Her parents sought advice from her doctors as to where their daughter could go internationally, in order to undergo Proton Chemotherapy. Doctors told them the nearest country with this treatment is South Korea, which is also the cheapest. Although she was unable to walk and had to move around in a wheelchair, the girl’s parents decided to bring her to South Korea.

After the treatment was done, she responded well and returned to Singapore, able to walk again. After follow-up Chemotherapy in Singapore, her cancer is now in remission.

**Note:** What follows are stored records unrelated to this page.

class SlotTable {
// ... 19 lines not shown
    int sync(hipStream_t strm) {
        if (!dirty_) return OSLAM_OK;
        if (!d_tab_.ptr()) OSLAM_CHECK(d_tab_.alloc(sizeof(uint8_t*) * blocks_.size()));
        OSLAM_HIP_CHECK(hipMemcpyAsync(d_tab_.ptr(), blocks_.data(), sizeof(uint8_t*) * blocks_.size(), hipMemcpyHostToDevice, strm));
        OSLAM_HIP_CHECK(hipStreamSynchronize(strm));
        dirty_ = false;
        return OSLAM_OK;
    }
private:
    const size_t rec_bytes_;
    const bool zero_fill_;
    oslam::DeviceBlocks blocks_; std::vector<size_t> cap_;
    oslam::DeviceBuffer d_tab_;
    bool dirty_ = true;
};

struct LbaService;
struct LbaJob {
    int n = 0; const oslam_lba_problem_t* probs = nullptr; float K5[5] = {0, 0, 0, 0, 0};
    bool timing = false, done = false; int rc = 0; char err[256] = "";
    double ms = 0, launches = 0, flop = 0;
};

struct HipOps {
    LbaService* svc = nullptr;
    LbaJob job; bool job_active = false;
    oslam_slam_config_t cfg;
    int S = 0, cap = 0;
    oslam_orb_t* orb = nullptr;
    oslam_orb_t* orbR = nullptr;
    oslam_stereo_t* stereo = nullptr;
    oslam::DeviceBuffer d_grayR;
    const float* cur_uRight = nullptr;
    oslam_matcher_t* m_last = nullptr;
    oslam_matcher_t* m_map = nullptr;
    oslam_poseopt_t* po = nullptr;
    oslam_lba_t* ba1 = nullptr;
    oslam_mappoint_t* mp = nullptr;
    oslam_frame_t* fr = nullptr;
    oslam_bow_t* bow = nullptr;
    float scale[OSLAM_MAX_LEVELS], invScale[OSLAM_MAX_LEVELS], sigma2[OSLAM_MAX_LEVELS], invSigma2[OSLAM_MAX_LEVELS];
    float bounds[4], K4[4], K5[5];
    oslam_camera_t cam;
    float logScale;
    int max_local = 0;
    oslam::DeviceBuffer d_gray, d_depth; size_t gray_pitch = 0;
    oslam::DeviceBuffer d_keysUn_prev;
    oslam::DeviceBuffer d_keysUn, d_uRight, d_mvDepth, d_status;
    const oslam_keypoint_t* d_kp = nullptr; const uint8_t* d_desc = nullptr; const int32_t* d_cnt = nullptr;
    std::vector<oslam_proj_query_t> q;
    std::vector<int32_t> qm, qd;
    oslam::StagePair up;
    oslam::PinnedBuffer dn;
    oslam::StagePair upB;
    oslam::PinnedBuffer dnB;
    hipEvent_t tevB0 = nullptr, tevB1 = nullptr;
    bool lazy_rows = false;
    oslam::PinnedBuffer kfk; std::vector<int32_t> kfk_slots;
    oslam::Field<oslam_keypoint_t> kfk_keys{}; oslam::Field<uint8_t> kfk_desc{};
    static constexpr int kFuseCurStride = 16384, kFuseCurPairs = 2048;
    oslam::DeviceBuffer fc; uint32_t fc_stamp = 0;
    struct MpuPending {
        bool on = false; oslam_job_mp_update_t* j = nullptr; oslam::Field<int32_t> rBest{}; oslam::Field<uint8_t> rOut{}; oslam::Field<float> rOut5{}; double dtotal = 0; std::function<int()> launch;
    } mpu_pend;
    int mpu_launch_pending() { if (mpu_pend.on && mpu_pend.launch) { std::function<int()> f; f.swap(mpu_pend.launch); return f(); } return OSLAM_OK; }
    void swap_staging() { std::swap(up, upB); std::swap(dn, dnB); std::swap(tev0, tevB0); std::swap(tev1, tevB1); }
    oslam::DeviceBuffer d_lq, d_inview;
    oslam::DeviceBuffer d_objbits;
    oslam::DeviceBuffer d_loc; size_t loc_st = 0;
    std::vector<long long> loc_id;
    float* loc_Pw() const { return d_loc.as<float>(); }
    float* loc_Pn() const { return (float*)(d_loc.bytes() + 12 * loc_st * S); }
    float* loc_Max() const { return (float*)(d_loc.bytes() + 24 * loc_st * S); }
    float* loc_Min() const { return (float*)(d_loc.bytes() + 28 * loc_st * S); }
    uint8_t* loc_Obs() const { return d_loc.bytes() + 32 * loc_st * S; }
    uint8_t* loc_Desc() const { return d_loc.bytes() + 33 * loc_st * S; }
    int ensure_loc() {
        const size_t want = oslam::align_up((size_t)std::max(max_local, 1), 64);
        if (d_loc.ptr() && loc_st == want) return OSLAM_OK;
        OSLAM_HIP_CHECK(hipStreamSynchronize(strm));
        loc_st = want;
        OSLAM_CHECK(d_loc.alloc(65 * loc_st * S));
        loc_id.assign(S, 0);
        return OSLAM_OK;
    }
    static constexpr int kRecChunk = 256;
    oslam::DeviceBlocks rec_chunks;
    std::vector<std::vector<int>> rec_of_kf;
    long long n_released = 0;
    std::vector<int32_t> mpu_rec;
    std::vector<int> free_recs;
    int n_rec = 0;
    oslam::DeviceBuffer d_rec_desc; int rec_desc_n = 0;
    std::vector<uint8_t*> h_rec_desc;
    oslam::KfRecordLayout rec_lay;
    size_t rec_bytes() const { return rec_lay.bytes; }
    std::vector<uint32_t> okf_seq;
    size_t mir_used = 0;
    oslam::PinnedBuffer cull;
    struct CullPending { int32_t* out; int n; };
    std::vector<CullPending> cull_pending;
    oslam::StagePair mir;
    int ensure_mir(size_t bytes) {
        if (bytes > mir.cap()) OSLAM_HIP_CHECK(hipStreamSynchronize(strm));
        return mir.grow(bytes, 1 << 20);
    }
// ... 28 lines not shown
    long long step_epoch = 0, bits_epoch = -1;
    int ensure_maskbits(size_t words) {
        if (words * 8 > d_maskbits.cap()) OSLAM_HIP_CHECK(hipStreamSynchronize(strm));
        return d_maskbits.reserve(words * 8, (words + words / 4) * 8);
    }
    int ensure_masks(size_t bytes) {
        if (bytes > d_maskstage.cap()) OSLAM_HIP_CHECK(hipDeviceSynchronize());
        return d_maskstage.grow(bytes, 4096);
    }
    oslam_drv::Pool* pool = nullptr;
    hipStream_t strm = nullptr;
    int timing = 0;
    hipEvent_t tev0 = nullptr, tev1 = nullptr;
    double kt[OSLAM_SLAM_KT_GROUPS * 3] = {0};
    void t_begin() { if (timing) (void)hipEventRecord(tev0, strm); }
    void t_end() { if (timing) (void)hipEventRecord(tev1, strm); }
    void t_collect(int g, double launches, double work) {
        if (!timing) return;
        float ms = 0.f;
        if (hipEventElapsedTime(&ms, tev0, tev1) == hipSuccess) { kt[3 * g] += ms; kt[3 * g + 1] += launches; kt[3 * g + 2] += work; }
    }
    int ensure_up(size_t bytes) {
        if (bytes > up.cap()) OSLAM_HIP_CHECK(hipDeviceSynchronize());
        return up.grow(bytes, 4096);
    }
    int ensure_dn(size_t bytes) {
        if (bytes > dn.cap()) OSLAM_HIP_CHECK(hipDeviceSynchronize());
        return dn.grow(bytes, 4096);
    }
    int ensure_lq(size_t entries) {
        if (entries <= d_inview.cap()) return OSLAM_OK;
        OSLAM_HIP_CHECK(hipDeviceSynchronize());
        d_lq.release(); d_inview.release();
        const size_t ncap = entries + entries / 2 + 1024;
        OSLAM_CHECK(d_lq.alloc(ncap * sizeof(oslam_proj_query_t)));
        return d_inview.alloc(ncap);
    }
};

int h_max_keypoints(void* p) { return ((HipOps*)p)->cap; }
int h_scale_tables(void* p, float* a, float* b, float* c, float* d) {
    HipOps* o = (HipOps*)p;
    const int n = o->cfg.nLevels;
    memcpy(a, o->scale, 4 * n); memcpy(b, o->invScale, 4 * n); memcpy(c, o->sigma2, 4 * n); memcpy(d, o->invSigma2, 4 * n);
    return OSLAM_OK;
}
int h_image_bounds(void* p, float* b) { memcpy(b, ((HipOps*)p)->bounds, 16); return OSLAM_OK; }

Her parents and financial planner filed a claim for the medical bills incurred in South Korea, amounting to $110,000. Thankfully, their insurer paid for it, as the girl’s Hospital & Surgical plan covers overseas hospitalisation and treatment costs.

Many of us may feel that since Singapore is a very developed country, we should have all forms of healthcare. But this little girl’s story shows us that the opposite is true.

There are definitely more cases of patients being advised to seek treatment outside Singapore. So do check if your Hospital & Surgical Plan covers you for overseas treatment.